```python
def load(path: str = None) -> ctypes.CDLL:
    global _lib
    if _lib is not None and path is None:
        return _lib
    p = path or LIBPATH
    import torch
    if not os.path.exists(p):
        raise AdilLibraryError(
            f"HIP kernel library not found at {p}. Build it with `python -m dl_attack_on_imagenet_amd.build` "
            "(needs hipcc). There is no CPU fallback for the ADiL hot path.")
    try:
        lib = ctypes.CDLL(p)
    except OSError as e:
        raise AdilLibraryError(f"cannot load {p}: {e}") from e
    for name, (res, args) in SIGNATURES.items():
        try:
            fn = getattr(lib, name)
        except AttributeError as e:
            raise AdilLibraryError(f"{p} does not export `{name}` (stale build?)") from e
        fn.restype, fn.argtypes = res, args
    if lib.adil_abi_version() != ABI_VERSION:
        raise AdilLibraryError(f"ABI mismatch: library {lib.adil_abi_version()} != binding {ABI_VERSION}")
    if path is None:
        _lib = lib
    return lib


def check(rc: int, what: str) -> None:
    if rc != 0:
        names = {-1: "ADIL_EINVAL (bad argument)", -2: "ADIL_EWORKSPACE (workspace too small)"}
        raise AdilLibraryError(f"{what} failed: {names.get(rc, f'hipError_t {rc}')}")
```

### dl_attack_on_imagenet_amd/csrc/adil_stem.hip

```cpp
#include <hip/hip_runtime.h>
#include <stdint.h>

#include "adil_common.h"
#include "adil_hip.h"
#include "adil_mfma.h"

namespace {

struct StemNorm { float mean[3]; float inv_std[3]; };

#define ST_T 16
#define ST_ROWS (2 * ST_T + 5)
#define ST_COLS 40
#define ST_RS (ST_COLS * 4 + 8)
#define ST_K 224
#define ST_WS (ST_K + 8)
#define ST_OS 72

template <typename TX>
__global__ __launch_bounds__(256) __attribute__((amdgpu_waves_per_eu(3))) void stem_conv_fwd_kernel(const TX* __restrict__ x, const bf16_t* __restrict__ wf,
                                                            StemNorm nm, const float* __restrict__ scale,
                                                            const float* __restrict__ shift, bf16_t* __restrict__ y,
                                                            int H, int W, int OH, int OW) {
    __shared__ __attribute__((aligned(16))) bf16_t smem[ST_ROWS * ST_RS + 64 * ST_WS];
    static_assert(4 * 32 * ST_OS <= ST_ROWS * ST_RS + 64 * ST_WS, "output scratch must fit in the tile buffers");
    bf16_t* sin = smem;
    bf16_t* sw = smem + ST_ROWS * ST_RS;
    bf16_t* sout = smem;
    const int tid = threadIdx.x, lane = tid & 63, w = tid >> 6, c = lane & 31, h = lane >> 5;
    const int n = blockIdx.z, oh0 = blockIdx.y * ST_T, ow0 = blockIdx.x * ST_T;
    {
        u32x4 wv[7];
#pragma unroll
        for (int j = 0; j < 7; ++j) wv[j] = *reinterpret_cast<const u32x4*>(wf + (size_t)(tid + 256 * j) * 8);
#pragma unroll
        for (int j = 0; j < 7; ++j) {
            const int q = tid + 256 * j, co = q / 28, off = q - co * 28;
            *reinterpret_cast<u32x4*>(sw + co * ST_WS + off * 8) = wv[j];
        }
    }
    const TX* xn = x + (size_t)n * 3 * H * W;
    constexpr int NPOS = (ST_ROWS * ST_COLS + 255) / 256;
    float raw[NPOS][3], okm[NPOS];
#pragma unroll
    for (int j = 0; j < NPOS; ++j) {
        const int pos = tid + 256 * j < ST_ROWS * ST_COLS ? tid + 256 * j : ST_ROWS * ST_COLS - 1;
        const int row = pos / ST_COLS, col = pos - row * ST_COLS;
        const int ih = 2 * oh0 - 3 + row, iw = 2 * ow0 - 3 + col;
        const bool ok = (ih >= 0) && (ih < H) && (iw >= 0) && (iw < W);
        const size_t at = (size_t)(ok ? ih : 0) * W + (ok ? iw : 0);
        okm[j] = ok ? 1.0f : 0.0f;
        raw[j][0] = Elem<TX>::load(xn, at);
        raw[j][1] = Elem<TX>::load(xn + (size_t)H * W, at);
        raw[j][2] = Elem<TX>::load(xn + (size_t)2 * H * W, at);
    }
#pragma unroll
    for (int j = 0; j < NPOS; ++j) {
        const int pos = tid + 256 * j;
        const int row = pos / ST_COLS, col = pos - row * ST_COLS;
        const float v0 = (raw[j][0] - nm.mean[0]) * nm.inv_std[0] * okm[j];
        const float v1 = (raw[j][1] - nm.mean[1]) * nm.inv_std[1] * okm[j];
        const float v2 = (raw[j][2] - nm.mean[2]) * nm.inv_std[2] * okm[j];
        u32x2 t;
        t[0] = pack2_bf16(v0, v1);
        t[1] = pack2_bf16(v2, 0.0f);
        if (pos < ST_ROWS * ST_COLS) *reinterpret_cast<u32x2*>(sin + row * ST_RS + col * 4) = t;
    }
    lds_sync();
    f32x16 acc[2][2];
#pragma unroll
    for (int p = 0; p < 2; ++p)
#pragma unroll
        for (int ct = 0; ct < 2; ++ct)
#pragma unroll
            for (int r = 0; r < 16; ++r) acc[p][ct][r] = 0.0f;
    const int prow = c >> 4, pcol = c & 15;
#pragma unroll 1
    for (int kh = 0; kh < 7; ++kh) {
#pragma unroll
        for (int g = 0; g < 2; ++g) {
            bf16x8 a[2], b[2];
#pragma unroll
            for (int ct = 0; ct < 2; ++ct) a[ct] = lds8(sw + (ct * 32 + c) * ST_WS + kh * 32 + 16 * g + 8 * h);
#pragma unroll
            for (int p = 0; p < 2; ++p) {
                const int orow = 2 * (2 * w + p) + prow;
                b[p] = lds8(sin + (2 * orow + kh) * ST_RS + 8 * pcol + 16 * g + 8 * h);
            }
#pragma unroll
            for (int p = 0; p < 2; ++p)
#pragma unroll
                for (int ct = 0; ct < 2; ++ct) mma16(acc[p][ct], a[ct], b[p]);
        }
    }
    lds_sync();
    bf16_t* so = sout + w * 32 * ST_OS;
#pragma unroll
    for (int p = 0; p < 2; ++p) {
#pragma unroll
        for (int ct = 0; ct < 2; ++ct) {
#pragma unroll
            for (int q = 0; q < 4; ++q) {
                const int co = ct * 32 + 8 * q + 4 * h;
                float v[4];
#pragma unroll
                for (int j = 0; j < 4; ++j) v[j] = fmaxf(acc[p][ct][4 * q + j] * scale[co + j] + shift[co + j], 0.0f);
                u32x2 t;
                t[0] = pack2_bf16(v[0], v[1]);
                t[1] = pack2_bf16(v[2], v[3]);
                *reinterpret_cast<u32x2*>(so + c * ST_OS + co) = t;
            }
        }
#pragma unroll
        for (int i = 0; i < 4; ++i) {
            const int id = lane + 64 * i, px = id >> 3, ch = (id & 7) * 8;
            const int oh = oh0 + 2 * (2 * w + p) + (px >> 4), ow = ow0 + (px & 15);
            const u32x4 t = *reinterpret_cast<const u32x4*>(so + px * ST_OS + ch);
            if (oh < OH && ow < OW) *reinterpret_cast<u32x4*>(y + (((size_t)n * OH + oh) * OW + ow) * 64 + ch) = t;
        }
    }
}


__global__ __launch_bounds__(256) void maxpool_fwd_kernel(const bf16_t* __restrict__ y, bf16_t* __restrict__ p,
                                                          uint8_t* __restrict__ idx, int B, int OH, int OW, int PH, int PW,
                                                          int C8) {
    const size_t i = (size_t)blockIdx.x * 256 + threadIdx.x;
    const size_t total = (size_t)B * PH * PW * C8;
    if (i >= total) return;
    const int c8 = (int)(i % C8);
    size_t r = i / C8;
    const int pw = (int)(r % PW); r /= PW;
    const int ph = (int)(r % PH);
    const int n = (int)(r / PH);
    float best[8];
    unsigned bi[8];
#pragma unroll
    for (int j = 0; j < 8; ++j) { best[j] = -INFINITY; bi[j] = 0xffu; }
#pragma unroll
    for (int kh = 0; kh < 3; ++kh) {
        const int oh = 2 * ph - 1 + kh;
#pragma unroll
        for (int kw = 0; kw < 3; ++kw) {
            const int ow = 2 * pw - 1 + kw;
            if (oh >= 0 && oh < OH && ow >= 0 && ow < OW) {
                const u32x4 t = *reinterpret_cast<const u32x4*>(y + ((((size_t)n * OH + oh) * OW + ow) * C8 + c8) * 8);
                float f[8];
                unpack8(t, f);
#pragma unroll
                for (int j = 0; j < 8; ++j) {
                    const bool take = (f[j] > best[j]) || (f[j] != f[j]) || (bi[j] == 0xffu);
                    best[j] = take ? f[j] : best[j];
                    bi[j] = take ? (unsigned)(kh * 3 + kw) : bi[j];
                }
            }
        }
    }
    *reinterpret_cast<u32x4*>(p + i * 8) = pack8(best);
    u32x2 o;
    o[0] = bi[0] | (bi[1] << 8) | (bi[2] << 16) | (bi[3] << 24);
    o[1] = bi[4] | (bi[5] << 8) | (bi[6] << 16) | (bi[7] << 24);
    *reinterpret_cast<u32x2*>(idx + i * 8) = o;
}

__global__ __launch_bounds__(256) void stem_pool_bwd_kernel(const bf16_t* __restrict__ g, const uint8_t* __restrict__ idx,
                                                            const bf16_t* __restrict__ p, const float* __restrict__ scale,
                                                            bf16_t* __restrict__ gy, int B, int OH, int OW, int PH, int PW,
                                                            int C8) {
    const size_t i = (size_t)blockIdx.x * 256 + threadIdx.x;
    const size_t total = (size_t)B * OH * OW * C8;
    if (i >= total) return;
    const int c8 = (int)(i % C8);
    size_t r = i / C8;
    const int ow = (int)(r % OW); r /= OW;
    const int oh = (int)(r % OH);
    const int n = (int)(r / OH);
    float acc[8];
#pragma unroll
    for (int j = 0; j < 8; ++j) acc[j] = 0.0f;
    const int ph0 = oh >> 1, nph = 1 + (oh & 1), pw0 = ow >> 1, npw = 1 + (ow & 1);
    for (int a = 0; a < nph; ++a) {
        const int ph = ph0 + a;
        if (ph >= PH) continue;
        const int kh = oh - (2 * ph - 1);
        for (int b = 0; b < npw; ++b) {
            const int pw = pw0 + b;
            if (pw >= PW) continue;
            const unsigned want = (unsigned)(kh * 3 + (ow - (2 * pw - 1)));
            const size_t at = ((((size_t)n * PH + ph) * PW + pw) * C8 + c8) * 8;
            const u32x2 id = *reinterpret_cast<const u32x2*>(idx + at);
            const u32x4 gt = *reinterpret_cast<const u32x4*>(g + at);
            const u32x4 pt = *reinterpret_cast<const u32x4*>(p + at);
            float gf[8], pf[8];
            unpack8(gt, gf);
            unpack8(pt, pf);
#pragma unroll
            for (int j = 0; j < 8; ++j) {
                const unsigned k = (id[j >> 2] >> (8 * (j & 3))) & 0xffu;
                acc[j] += (k == want && pf[j] > 0.0f) ? gf[j] : 0.0f;
            }
        }
    }
#pragma unroll
    for (int j = 0; j < 8; ++j) acc[j] *= scale[c8 * 8 + j];
    *reinterpret_cast<u32x4*>(gy + i * 8) = pack8(acc);
}

#define SB_TH 16
#define SB_TW 32
#define SB_GR (SB_TH / 2 + 3)
#define SB_GC (SB_TW / 2 + 3)
#define SB_PS 72

typedef float f32x4 __attribute__((ext_vector_type(4)));

template <int A, int BB>
__device__ __forceinline__ void stem_bwd_class(f32x4 (&acc)[2], const bf16_t* sg, const bf16_t* swb, int w, int l16, int ks) {
    const int wrow = (l16 < 3 ? l16 : 0) * 49 * 64;
    const bool wlane = l16 < 3;
#pragma unroll 1
    for (int kh = 1 - A; kh < 7; kh += 2) {
#pragma unroll
        for (int kw = 1 - BB; kw < 7; kw += 2) {
            const int col = l16 + (BB + 3 - kw) / 2 + 1;
#pragma unroll
            for (int cg = 0; cg < 2; ++cg) {
                bf16x8 a = {};
                if (wlane) a = lds8(swb + wrow + (kh * 7 + kw) * 64 + 32 * cg + 8 * ks);
#pragma unroll
                for (int q = 0; q < 2; ++q) {
                    const int row = 2 * w + q + (A + 3 - kh) / 2 + 1;
                    const bf16x8 b = lds8(sg + (row * SB_GC + col) * SB_PS + 32 * cg + 8 * ks);
                    acc[q] = __builtin_amdgcn_mfma_f32_16x16x32_bf16(a, b, acc[q], 0, 0, 0);
                }
            }
        }
    }
}

template <typename TX> __device__ __forceinline__ void st_pair(TX* p, float a, float b);
template <> __device__ __forceinline__ void st_pair<float>(float* p, float a, float b) {
    *reinterpret_cast<float2*>(p) = make_float2(a, b);
}
template <> __device__ __forceinline__ void st_pair<bf16_t>(bf16_t* p, float a, float b) {
    *reinterpret_cast<unsigned*>(p) = pack2_bf16(a, b);
}

template <typename TX>
__global__ __launch_bounds__(256) __attribute__((amdgpu_waves_per_eu(3))) void stem_conv_bwd_kernel(const bf16_t* __restrict__ gy, const bf16_t* __restrict__ wb,
                                                            StemNorm nm, TX* __restrict__ gx, int H, int W, int OH,
                                                            int OW) {
    __shared__ __attribute__((aligned(16))) bf16_t sg[SB_GR * SB_GC * SB_PS];
    __shared__ __attribute__((aligned(16))) bf16_t swb[3 * 49 * 64];
    const int tid = threadIdx.x, lane = tid & 63, w = tid >> 6, c = lane & 31, h = lane >> 5;
    const int n = blockIdx.z, ih0 = blockIdx.y * SB_TH, iw0 = blockIdx.x * SB_TW;
    {
        constexpr int NWQ = (3 * 49 * 8 + 255) / 256, NGQ = (SB_GR * SB_GC * 8 + 255) / 256;
        u32x4 wv[NWQ], gv[NGQ];
        bool gok[NGQ];
#pragma unroll
        for (int j = 0; j < NWQ; ++j) {
            const int q = tid + 256 * j < 3 * 49 * 8 ? tid + 256 * j : 3 * 49 * 8 - 1;
            wv[j] = *reinterpret_cast<const u32x4*>(wb + q * 8);
        }
        const int ohb = ih0 / 2 - 1, owb = iw0 / 2 - 1;
#pragma unroll
        for (int j = 0; j < NGQ; ++j) {
            const int q = tid + 256 * j < SB_GR * SB_GC * 8 ? tid + 256 * j : SB_GR * SB_GC * 8 - 1;
            const int ch = q & 7, px = q >> 3;
            const int row = px / SB_GC, col = px - row * SB_GC;
            const int oh = ohb + row, ow = owb + col;
            gok[j] = (oh >= 0) && (oh < OH) && (ow >= 0) && (ow < OW);
            gv[j] = *reinterpret_cast<const u32x4*>(gy + (((size_t)n * OH + (gok[j] ? oh : 0)) * OW + (gok[j] ? ow : 0)) * 64 + ch * 8);
        }
#pragma unroll
        for (int j = 0; j < NWQ; ++j) {
            const int q = tid + 256 * j;
            if (q < 3 * 49 * 8) *reinterpret_cast<u32x4*>(swb + q * 8) = wv[j];
        }
#pragma unroll
        for (int j = 0; j < NGQ; ++j) {
            const int q = tid + 256 * j;
            const int ch = q & 7, px = q >> 3;
            u32x4 t = gv[j];
            if (!gok[j]) t = u32x4{0u, 0u, 0u, 0u};
            if (q < SB_GR * SB_GC * 8) *reinterpret_cast<u32x4*>(sg + px * SB_PS + ch * 8) = t;
        }
    }
    lds_sync();
    const int l16 = lane & 15, ks = lane >> 4;
    f32x4 acc[4][2];
#pragma unroll
    for (int k = 0; k < 4; ++k)
#pragma unroll
        for (int q = 0; q < 2; ++q) acc[k][q] = f32x4{0.0f, 0.0f, 0.0f, 0.0f};
    stem_bwd_class<0, 0>(acc[0], sg, swb, w, l16, ks);
    stem_bwd_class<0, 1>(acc[1], sg, swb, w, l16, ks);
    stem_bwd_class<1, 0>(acc[2], sg, swb, w, l16, ks);
    stem_bwd_class<1, 1>(acc[3], sg, swb, w, l16, ks);
    if (ks == 0) {
        const int iw = iw0 + 2 * l16;
#pragma unroll
        for (int q = 0; q < 2; ++q) {
#pragma unroll
            for (int a = 0; a < 2; ++a) {
                const int ih = ih0 + 2 * (2 * w + q) + a;
                if (ih < H && iw < W) {
#pragma unroll
                    for (int ci = 0; ci < 3; ++ci) {
                        TX* o = gx + (((size_t)n * 3 + ci) * H + ih) * W + iw;
                        st_pair<TX>(o, acc[2 * a][q][ci] * nm.inv_std[ci], acc[2 * a + 1][q][ci] * nm.inv_std[ci]);
                    }
                }
            }
        }
    }
}

}
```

================================

▸ **TASK GOAL**
Copy the lines from the entries above in which the word "define" appears.

▸ **OUTPUT FOR THIS TASK**
#define ST_T 16
#define ST_ROWS (2 * ST_T + 5)
#define ST_COLS 40
#define ST_RS (ST_COLS * 4 + 8)
#define ST_K 224
#define ST_WS (ST_K + 8)
#define ST_OS 72
#define SB_TH 16
#define SB_TW 32
#define SB_GR (SB_TH / 2 + 3)
#define SB_GC (SB_TW / 2 + 3)
#define SB_PS 72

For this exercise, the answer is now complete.